**** GIVEN ENTRIES
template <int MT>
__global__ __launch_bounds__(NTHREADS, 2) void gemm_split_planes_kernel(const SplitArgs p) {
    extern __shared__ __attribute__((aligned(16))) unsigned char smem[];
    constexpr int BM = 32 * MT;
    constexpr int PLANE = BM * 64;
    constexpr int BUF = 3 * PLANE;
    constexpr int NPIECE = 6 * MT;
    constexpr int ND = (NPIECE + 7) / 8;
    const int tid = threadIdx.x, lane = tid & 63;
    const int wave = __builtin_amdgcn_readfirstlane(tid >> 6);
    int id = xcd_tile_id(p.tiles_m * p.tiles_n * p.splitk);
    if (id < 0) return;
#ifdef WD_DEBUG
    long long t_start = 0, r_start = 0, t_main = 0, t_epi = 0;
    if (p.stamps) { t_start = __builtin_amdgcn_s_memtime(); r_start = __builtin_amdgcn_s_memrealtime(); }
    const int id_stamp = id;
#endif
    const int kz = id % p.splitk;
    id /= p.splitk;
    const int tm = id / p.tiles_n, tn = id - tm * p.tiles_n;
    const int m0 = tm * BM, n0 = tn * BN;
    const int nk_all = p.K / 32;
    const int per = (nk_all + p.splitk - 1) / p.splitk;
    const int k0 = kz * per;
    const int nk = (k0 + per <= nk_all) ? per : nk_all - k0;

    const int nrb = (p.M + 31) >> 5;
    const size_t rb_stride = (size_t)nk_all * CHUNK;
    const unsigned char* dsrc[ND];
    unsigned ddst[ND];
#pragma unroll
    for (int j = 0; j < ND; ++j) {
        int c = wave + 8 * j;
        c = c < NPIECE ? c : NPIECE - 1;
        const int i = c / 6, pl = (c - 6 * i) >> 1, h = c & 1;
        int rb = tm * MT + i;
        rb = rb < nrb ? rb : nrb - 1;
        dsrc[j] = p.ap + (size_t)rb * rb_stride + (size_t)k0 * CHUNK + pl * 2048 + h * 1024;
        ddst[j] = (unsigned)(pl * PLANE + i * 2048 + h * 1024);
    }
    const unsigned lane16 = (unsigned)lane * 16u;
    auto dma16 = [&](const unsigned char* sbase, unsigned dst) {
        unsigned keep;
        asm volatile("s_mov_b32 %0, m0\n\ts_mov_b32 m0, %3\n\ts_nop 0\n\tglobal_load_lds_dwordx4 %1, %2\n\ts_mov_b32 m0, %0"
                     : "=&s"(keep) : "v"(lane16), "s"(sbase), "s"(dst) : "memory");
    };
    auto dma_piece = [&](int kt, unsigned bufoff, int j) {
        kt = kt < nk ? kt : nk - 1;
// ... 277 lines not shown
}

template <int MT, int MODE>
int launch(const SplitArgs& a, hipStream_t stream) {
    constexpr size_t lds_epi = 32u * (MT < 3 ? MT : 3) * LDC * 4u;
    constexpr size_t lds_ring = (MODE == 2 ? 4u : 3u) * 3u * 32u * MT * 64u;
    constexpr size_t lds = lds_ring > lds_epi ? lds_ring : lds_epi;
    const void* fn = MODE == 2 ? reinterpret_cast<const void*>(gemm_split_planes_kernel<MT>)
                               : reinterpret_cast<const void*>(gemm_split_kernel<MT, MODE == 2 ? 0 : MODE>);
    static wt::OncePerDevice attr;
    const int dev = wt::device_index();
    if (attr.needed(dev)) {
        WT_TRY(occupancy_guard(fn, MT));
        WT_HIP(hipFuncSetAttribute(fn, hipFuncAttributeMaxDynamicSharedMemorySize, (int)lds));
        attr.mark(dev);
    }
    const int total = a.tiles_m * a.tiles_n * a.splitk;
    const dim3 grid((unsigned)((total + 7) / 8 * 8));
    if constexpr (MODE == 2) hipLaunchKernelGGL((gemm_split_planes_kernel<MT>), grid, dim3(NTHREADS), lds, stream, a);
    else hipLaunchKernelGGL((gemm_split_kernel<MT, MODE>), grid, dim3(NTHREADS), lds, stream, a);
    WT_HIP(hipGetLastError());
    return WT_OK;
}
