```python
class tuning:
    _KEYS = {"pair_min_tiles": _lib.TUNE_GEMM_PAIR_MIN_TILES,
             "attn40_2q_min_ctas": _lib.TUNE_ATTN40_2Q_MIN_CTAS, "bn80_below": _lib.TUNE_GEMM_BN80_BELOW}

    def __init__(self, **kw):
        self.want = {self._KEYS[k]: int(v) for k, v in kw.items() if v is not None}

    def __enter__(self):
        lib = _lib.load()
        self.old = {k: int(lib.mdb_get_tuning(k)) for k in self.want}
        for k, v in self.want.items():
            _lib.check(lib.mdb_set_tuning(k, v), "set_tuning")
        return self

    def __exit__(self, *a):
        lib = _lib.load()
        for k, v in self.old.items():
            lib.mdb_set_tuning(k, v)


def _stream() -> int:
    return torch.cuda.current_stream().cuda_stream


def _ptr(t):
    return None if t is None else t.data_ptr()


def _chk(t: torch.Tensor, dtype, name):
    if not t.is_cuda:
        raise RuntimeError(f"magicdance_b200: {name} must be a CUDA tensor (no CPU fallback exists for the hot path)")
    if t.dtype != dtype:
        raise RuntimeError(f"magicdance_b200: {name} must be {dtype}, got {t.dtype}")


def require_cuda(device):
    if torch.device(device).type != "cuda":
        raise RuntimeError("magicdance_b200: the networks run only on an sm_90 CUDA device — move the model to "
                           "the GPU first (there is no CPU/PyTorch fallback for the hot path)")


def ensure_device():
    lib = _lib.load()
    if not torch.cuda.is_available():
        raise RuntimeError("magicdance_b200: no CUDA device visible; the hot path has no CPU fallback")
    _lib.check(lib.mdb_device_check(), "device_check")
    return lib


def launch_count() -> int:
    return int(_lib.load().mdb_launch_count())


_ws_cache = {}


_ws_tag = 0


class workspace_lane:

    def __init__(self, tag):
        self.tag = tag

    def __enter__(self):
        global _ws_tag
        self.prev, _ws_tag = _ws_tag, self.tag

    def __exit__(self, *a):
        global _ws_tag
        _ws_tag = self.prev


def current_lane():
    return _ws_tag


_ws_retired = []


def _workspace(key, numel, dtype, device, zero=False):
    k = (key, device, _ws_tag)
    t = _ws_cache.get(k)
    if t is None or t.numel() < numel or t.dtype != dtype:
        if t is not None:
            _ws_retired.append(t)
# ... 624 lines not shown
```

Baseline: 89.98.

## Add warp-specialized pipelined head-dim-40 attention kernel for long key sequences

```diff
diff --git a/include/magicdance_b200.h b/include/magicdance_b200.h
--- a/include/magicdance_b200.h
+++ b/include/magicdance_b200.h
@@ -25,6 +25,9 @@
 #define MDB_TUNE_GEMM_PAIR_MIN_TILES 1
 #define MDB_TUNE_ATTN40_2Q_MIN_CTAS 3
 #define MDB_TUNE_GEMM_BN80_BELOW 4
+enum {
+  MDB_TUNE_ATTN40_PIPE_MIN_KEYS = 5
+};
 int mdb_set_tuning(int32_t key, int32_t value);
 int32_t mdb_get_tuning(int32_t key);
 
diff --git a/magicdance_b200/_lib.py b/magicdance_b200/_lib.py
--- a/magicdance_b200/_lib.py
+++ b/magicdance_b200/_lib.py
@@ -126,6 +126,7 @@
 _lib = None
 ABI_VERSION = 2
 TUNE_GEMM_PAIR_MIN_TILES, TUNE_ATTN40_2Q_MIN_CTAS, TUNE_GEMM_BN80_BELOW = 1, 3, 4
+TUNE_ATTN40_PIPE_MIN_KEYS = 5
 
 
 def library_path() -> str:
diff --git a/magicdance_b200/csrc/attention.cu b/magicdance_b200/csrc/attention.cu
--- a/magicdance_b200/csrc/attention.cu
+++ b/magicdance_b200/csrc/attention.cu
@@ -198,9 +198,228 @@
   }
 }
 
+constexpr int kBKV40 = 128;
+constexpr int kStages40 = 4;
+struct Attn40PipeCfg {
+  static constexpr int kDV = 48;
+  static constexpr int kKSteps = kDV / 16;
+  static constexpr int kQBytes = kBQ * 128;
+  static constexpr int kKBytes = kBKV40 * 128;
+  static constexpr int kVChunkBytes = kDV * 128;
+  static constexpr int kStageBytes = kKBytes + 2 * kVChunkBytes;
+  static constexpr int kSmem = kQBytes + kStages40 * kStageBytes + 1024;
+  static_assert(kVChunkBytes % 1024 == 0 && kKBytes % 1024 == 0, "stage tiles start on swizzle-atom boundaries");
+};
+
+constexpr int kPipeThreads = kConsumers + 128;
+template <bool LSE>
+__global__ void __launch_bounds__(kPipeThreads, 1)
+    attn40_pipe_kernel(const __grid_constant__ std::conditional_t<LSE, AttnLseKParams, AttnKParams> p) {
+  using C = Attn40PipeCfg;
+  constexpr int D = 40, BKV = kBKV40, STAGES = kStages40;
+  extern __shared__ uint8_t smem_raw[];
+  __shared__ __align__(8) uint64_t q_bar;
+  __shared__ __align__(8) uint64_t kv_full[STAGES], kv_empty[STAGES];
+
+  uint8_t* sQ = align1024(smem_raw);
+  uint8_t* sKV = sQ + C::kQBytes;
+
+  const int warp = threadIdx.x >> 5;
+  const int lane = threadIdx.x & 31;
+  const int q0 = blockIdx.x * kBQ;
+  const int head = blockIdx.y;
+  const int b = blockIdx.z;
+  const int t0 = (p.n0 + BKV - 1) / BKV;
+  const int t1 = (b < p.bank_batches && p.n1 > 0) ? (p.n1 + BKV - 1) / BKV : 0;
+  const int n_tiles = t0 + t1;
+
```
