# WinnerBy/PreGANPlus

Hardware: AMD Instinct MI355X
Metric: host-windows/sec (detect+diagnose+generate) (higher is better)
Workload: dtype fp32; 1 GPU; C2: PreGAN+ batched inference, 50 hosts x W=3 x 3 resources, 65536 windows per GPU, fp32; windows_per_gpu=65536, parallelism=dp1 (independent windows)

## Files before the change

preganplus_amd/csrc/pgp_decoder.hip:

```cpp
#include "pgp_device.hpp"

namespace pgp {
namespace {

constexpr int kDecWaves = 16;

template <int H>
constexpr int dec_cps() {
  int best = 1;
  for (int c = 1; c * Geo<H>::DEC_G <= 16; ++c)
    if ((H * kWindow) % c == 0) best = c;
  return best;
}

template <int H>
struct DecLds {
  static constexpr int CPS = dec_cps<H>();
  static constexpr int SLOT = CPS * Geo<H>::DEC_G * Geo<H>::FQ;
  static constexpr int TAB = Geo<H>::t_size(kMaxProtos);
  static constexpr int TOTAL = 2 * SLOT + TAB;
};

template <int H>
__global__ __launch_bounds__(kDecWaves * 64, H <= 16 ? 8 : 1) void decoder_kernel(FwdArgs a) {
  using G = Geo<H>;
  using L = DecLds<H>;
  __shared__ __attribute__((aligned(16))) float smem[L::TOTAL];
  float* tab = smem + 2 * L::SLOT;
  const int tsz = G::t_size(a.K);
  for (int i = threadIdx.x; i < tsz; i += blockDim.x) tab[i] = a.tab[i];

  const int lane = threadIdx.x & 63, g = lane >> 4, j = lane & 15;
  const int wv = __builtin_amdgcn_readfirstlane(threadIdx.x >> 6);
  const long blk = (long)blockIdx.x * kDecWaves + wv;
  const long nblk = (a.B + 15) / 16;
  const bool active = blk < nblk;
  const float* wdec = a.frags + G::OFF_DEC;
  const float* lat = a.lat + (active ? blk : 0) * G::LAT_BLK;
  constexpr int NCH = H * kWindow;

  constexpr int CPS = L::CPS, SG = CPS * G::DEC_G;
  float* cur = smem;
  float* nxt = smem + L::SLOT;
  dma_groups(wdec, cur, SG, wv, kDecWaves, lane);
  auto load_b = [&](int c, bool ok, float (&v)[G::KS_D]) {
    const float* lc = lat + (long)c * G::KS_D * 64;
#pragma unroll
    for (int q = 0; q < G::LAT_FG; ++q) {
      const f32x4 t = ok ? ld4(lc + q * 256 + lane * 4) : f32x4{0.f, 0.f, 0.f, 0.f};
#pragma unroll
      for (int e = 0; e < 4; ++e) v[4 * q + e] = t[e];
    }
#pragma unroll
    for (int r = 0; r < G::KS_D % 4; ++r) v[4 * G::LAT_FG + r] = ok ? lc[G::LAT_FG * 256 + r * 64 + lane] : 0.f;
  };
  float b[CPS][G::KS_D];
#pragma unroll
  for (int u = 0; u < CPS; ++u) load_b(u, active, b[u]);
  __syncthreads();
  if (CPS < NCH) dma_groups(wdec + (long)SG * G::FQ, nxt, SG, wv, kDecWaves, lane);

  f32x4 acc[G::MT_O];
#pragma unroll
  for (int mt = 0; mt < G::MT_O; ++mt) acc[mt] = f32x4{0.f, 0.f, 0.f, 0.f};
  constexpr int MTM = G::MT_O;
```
********
**TASK DIRECTIONS**
Of all the entries above, retype exactly the lines from the line with "#ifdef WD_DEBUG" to the line with "const int k0 = kz * per;", both included, and no others.

**REPLY TO THE TASK**
#ifdef WD_DEBUG
    long long t_start = 0, r_start = 0, t_main = 0, t_epi = 0;
    if (p.stamps) { t_start = __builtin_amdgcn_s_memtime(); r_start = __builtin_amdgcn_s_memrealtime(); }
    const int id_stamp = id;
#endif
    const int kz = id % p.splitk;
    id /= p.splitk;
    const int tm = id / p.tiles_n, tn = id - tm * p.tiles_n;
    const int m0 = tm * BM, n0 = tn * BN;
    const int nk_all = p.K / 32;
    const int per = (nk_all + p.splitk - 1) / p.splitk;
    const int k0 = kz * per;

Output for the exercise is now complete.